Hollis, when you say they "pulling one slide out completley"....I sure hope they are not removing the room...it does NOT need to be removed...removing the inside facia will let it go out further than normal...and that is all they should be doing.


----------



## Guest (Jan 2, 2012)

i agree with u Ken ,, i have pulled some slides to do hard wood flooring ,, until "YOU" told me that was not needed ,, and i have done several since then with either hardwood or carpet ,, and just removed the facia or trim ,, and they went right out far enough to get to old out ,, and the new stuff in


----------



## H2H1 (Jan 2, 2012)

well you guys know that I know diddy squat about repairs or remod. But that is what I was told, I quote " we will have to pull the slide out to get the new vinyl down and under the kitchen slide." oh well it is the shop so it is happening.


----------



## erniee (Jan 2, 2012)

Whenever I install flooring in a coach with slides, I never alter the way it came from the factory. I work around those peramiters. Can you imagine removing the slide or altering it the headaches that would happen? Whatever flooring company says removal is needed is after a big piece of your wallet.


----------



## Grandview Trailer Sa (Jan 2, 2012)

Hollis....OH BOY

told you to bring it to VA


----------



## H2H1 (Jan 2, 2012)

yes you did Ken, but you are a little to far away for that. Beside I could not stay and watch the work being done, here I can.  I will be over there over seeing the work on a daily basis.


----------



## erniee (Jan 3, 2012)

Grandview Trailer Sa;75809 said:
			
		

> Hollis....OH BOY
> 
> told you to bring it to VA


we keep trying to get the word out that you don't have to take the slides out to put flooring in. maybe if we make national news, more folks will take heed, and keep their cash


----------



## Grandview Trailer Sa (Jan 3, 2012)

Thats OK, Hollis has plenty


----------



## H2H1 (Jan 3, 2012)

if you don't take them out, then how do you put carpet and vinyl down. But there again what is the definition of taking out? does that mean removing from the unit or just remove it out of the way to get to the outside wall of the MH.


----------



## H2H1 (Jan 3, 2012)

NOW KEN WHO BEEN FILLING YOU EARS WITH SO MUCH BULL???Well Maria and I went and bought what we are putting down, gosh it going to look good, but just our opinion.


----------



## Grandview Trailer Sa (Jan 3, 2012)

I am sure it will Hollis.  Had to pick.....


----------



## H2H1 (Jan 3, 2012)

Hey I would not expect any thing less from you..And I know it's not the last time.,BUT pay back is coming,hahahaha


----------



## Grandview Trailer Sa (Jan 3, 2012)

Fair enough.....   I learned a long time ago that if I were to dish it, I had better be able to take it...


----------



## LindaG (Jan 26, 2012)

If I hired someone to install it for me, would a marina or boat store be able to lay the carpet?

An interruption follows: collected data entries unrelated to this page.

#define MSD_D_ISSUE1(KT, BUF, Q)                                                             \
  {                                                                                          \
    char* base_ = smem + (BUF) * STAGE_BYTES;                                                \
    const int k0_ = (KT) * kGemmBK;                                                          \
    if constexpr (W13) {                                                                     \
      if ((Q) < NP * A_LD)                                                                   \
        __builtin_amdgcn_global_load_lds((gptr_t)(MSD_A_SRC((Q) / A_LD, (Q) % A_LD, k0_)),   \
            (lptr_t)(base_ + ((Q) / A_LD) * A_BYTES + (wave * (BM / 4) + 8 * ((Q) % A_LD)) * 128), 16, 0, 0); \
      else                                                                                   \
        __builtin_amdgcn_global_load_lds((gptr_t)(gb[0] + ((Q) - NP * A_LD) * b_step + k0_), \
            (lptr_t)(base_ + NP * A_BYTES + (wave >> 1) * B_BYTES +                          \
                     ((wave & 1) * (BN / 2) + 8 * ((Q) - NP * A_LD)) * 128), 16, 0, 0);      \
    } else {                                                                                 \
      constexpr int AB_ = A_LD + (B_LD ? B_LD : 1);                                          \
      const int     pl_ = (Q) / AB_, r_ = (Q) % AB_;                                         \
      if (r_ < A_LD)                                                                         \
        __builtin_amdgcn_global_load_lds((gptr_t)(MSD_A_SRC(pl_, r_, k0_)),                  \
            (lptr_t)(base_ + pl_ * A_BYTES + (wave * (BM / 4) + 8 * r_) * 128), 16, 0, 0);   \
      else                                                                                   \
        __builtin_amdgcn_global_load_lds((gptr_t)(gb[pl_] + (r_ - A_LD) * b_step + k0_),     \
            (lptr_t)(base_ + NP * A_BYTES + pl_ * B_BYTES + (wave * (BN / 4) + 8 * (r_ - A_LD)) * 128), 16, 0, 0); \
    }                                                                                        \
  }
#define MSD_D_ISSUE(KT, BUF)                                                                \
  { _Pragma("unroll") for (int q0_ = 0; q0_ < PW; ++q0_) MSD_D_ISSUE1(KT, BUF, q0_) }

  f32x4 acc[FM][FN];
#pragma unroll
  for (int i = 0; i < FM; ++i)
#pragma unroll
    for (int j = 0; j < FN; ++j) acc[i][j] = f32x4{0.f, 0.f, 0.f, 0.f};

  const int nk = p.K / kGemmBK;
  MSD_TS_BEGIN((ts_class<BM, BN>()), msd_ts_blk)
  if constexpr (PROLOGUE) {
#pragma unroll
    for (int s = 0; s < NS; ++s)
      if (s < nk) MSD_D_ISSUE(s, s)
  }
  char* const aux = smem + NS * STAGE_BYTES;
  if constexpr (PROLOGUE) epi.template prefetch<BM, BN>(aux, m0, n0, wave, lane);
  __builtin_amdgcn_sched_barrier(0);
  MSD_TS_STAMP(BM, BN, 1)
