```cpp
template <class KeyAt, class ValAt>
__device__ __forceinline__ void finish_source(int v, int U, KeyAt keyat, ValAt valat,
                                              const DevSlab& s, const IterArgs& a, uint32_t* hist,
                                              uint64_t* rv, int* rk, int Lp, int* hk, int* hv,
                                              int* mf, unsigned long long* maxdiff,
                                              unsigned long long* stats, int dg = -1) {
  const int L = s.L;
  U = __builtin_amdgcn_readfirstlane(U);
  long long tl = (dg >= 0 && a.diag) ? (long long)clock64() : 0;
  const bool reg = Lp <= 2 * WAVE && !a.unit && !a.mc;
  const int cur = (a.active == 1) ? a.sB : a.sA;
  int o0 = EMPTY, o1 = EMPTY, olen = 0;
  double os0 = 0.0, os1 = 0.0;
  if (reg) {
    const int64_t ro = s.row(cur, v);
    const int l = lane_id();
    olen = __builtin_amdgcn_readfirstlane(s.len[s.lrow(cur, v)]);
    if (l < L) { o0 = s.ids[ro + l]; os0 = s.sc[ro + l]; }
    if (l + WAVE < L) { o1 = s.ids[ro + l + WAVE]; os1 = s.sc[ro + l + WAVE]; }
  }
  int cnt;
  if (U <= L) {
    for (int i = lane_id(); i < U; i += WAVE) { rv[i] = dbits(valat(i)); rk[i] = keyat(i); }
    cnt = U;
  } else {
    const uint32_t ts = tie_salt(v);
    const SelCrit c = select_top(U, L, keyat, valat, hist, ts);
    int base = 0;
    for (int i0 = 0; i0 < U; i0 += WAVE) {
      const int i = i0 + lane_id();
      bool sel = false;
      uint64_t vb = 0;
      int key = 0;
      if (i < U) { key = keyat(i); vb = dbits(valat(i)); sel = sel_test(c, vb, tie_w(key, ts)); }
      const uint64_t m = __ballot(sel);
      if (sel) { const int pos = base + __popcll(m & lanemask_lt()); rv[pos] = vb; rk[pos] = key; }
      base += __popcll(m);
    }
    cnt = L;
  }
  wave_fence();
  if (a.unit) {
    write_row(s, 0, v, rv, rk, cnt, Lp, false, 1.0);
    write_row(s, 1, v, rv, rk, cnt, Lp, false, 1.0);
    return;
  }
  if (a.mc) {
    const double f = a.damping / (double)(a.rp[v + 1] - a.rp[v]);
    write_row(s, 0, v, rv, rk, cnt, Lp, true, f);
    return;
  }
  const int nxt = cur ^ 1;
  fs_lap(a, dg, 0, tl);
  double d1;
  if (reg) {
    const int l = lane_id();
    const int k0 = l < cnt ? rk[l] : EMPTY, k1 = l + WAVE < cnt ? rk[l + WAVE] : EMPTY;
    const uint64_t v0 = l < cnt ? rv[l] : 0ull, v1 = l + WAVE < cnt ? rv[l + WAVE] : 0ull;
    wave_fence();
    d1 = finish_row_reg(s, nxt, v, cnt, k0, v0, k1, v1, l < olen ? s.key(o0) : EMPTY, os0,
                        l + WAVE < olen ? s.key(o1) : EMPTY, os1, olen, rv, hist, hk, hv, mf, Lp, a, dg, tl);
  } else {
    write_row(s, nxt, v, rv, rk, cnt, Lp, false, 1.0);
    fs_lap(a, dg, 1, tl);
    const int64_t ro = s.row(cur, v);
    const int olen2 = s.len[s.lrow(cur, v)];
    d1 = row_norm1(rv, rk, cnt, s.ids + ro, s.sc + ro, olen2, hk, hv, mf, 2 * Lp,
                   [&](int32_t id) { return s.key(id); });
  }
  fs_lap(a, dg, 2, tl);
  if (lane_id() == 0) {
    const unsigned long long b = (unsigned long long)dbits(d1);
    if (b > __hip_atomic_load(maxdiff, __ATOMIC_RELAXED, __HIP_MEMORY_SCOPE_AGENT)) atomicMax(maxdiff, b);
    if (a.diag) {
      atomicAdd(&a.diag[150], 1ull);
      if (d1 == 0.0) atomicAdd(&a.diag[151], 1ull);
    }
  }
  (void)stats;
}

}
```

Baseline: 3.892 million.

## Record and replay hub-merge plans across iterations when no row lengths changed

Splits the host-side planning of the xhubs and sieve paths (task classification, descriptor building, pinned upload) from kernel queueing. Planned descriptors are stored in device-side replay records so later iterations can skip the host rebuild and re-queue the same kernels. Replay is valid only while no row length has changed, which a new sharded device counter in the row-finish path tracks. This targets per-iteration host planning and H2D upload overhead, at the cost of an extra atomic per changed row, stats allocation and memset, and extra device buffers. Replay is disabled for sharded/multi-rank, hot, wave_by_d and seedless modes.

The closest RV place is about an hour away but I live around some lakes with lots of boat dealers and marinas. I would think a good boat upholstery company or boat repair store would be able to put in new carpet.


----------



## H2H1 (Jan 26, 2012)

Hi Linda, I would ask if they have, and if so, ask if you can have the names and if it would be OK to call and speak to the person. Then I would ask if they have done any large boats. And then ask the same questions .


----------



## erniee (Feb 1, 2012)

If you are in Texas, I can help you out.


----------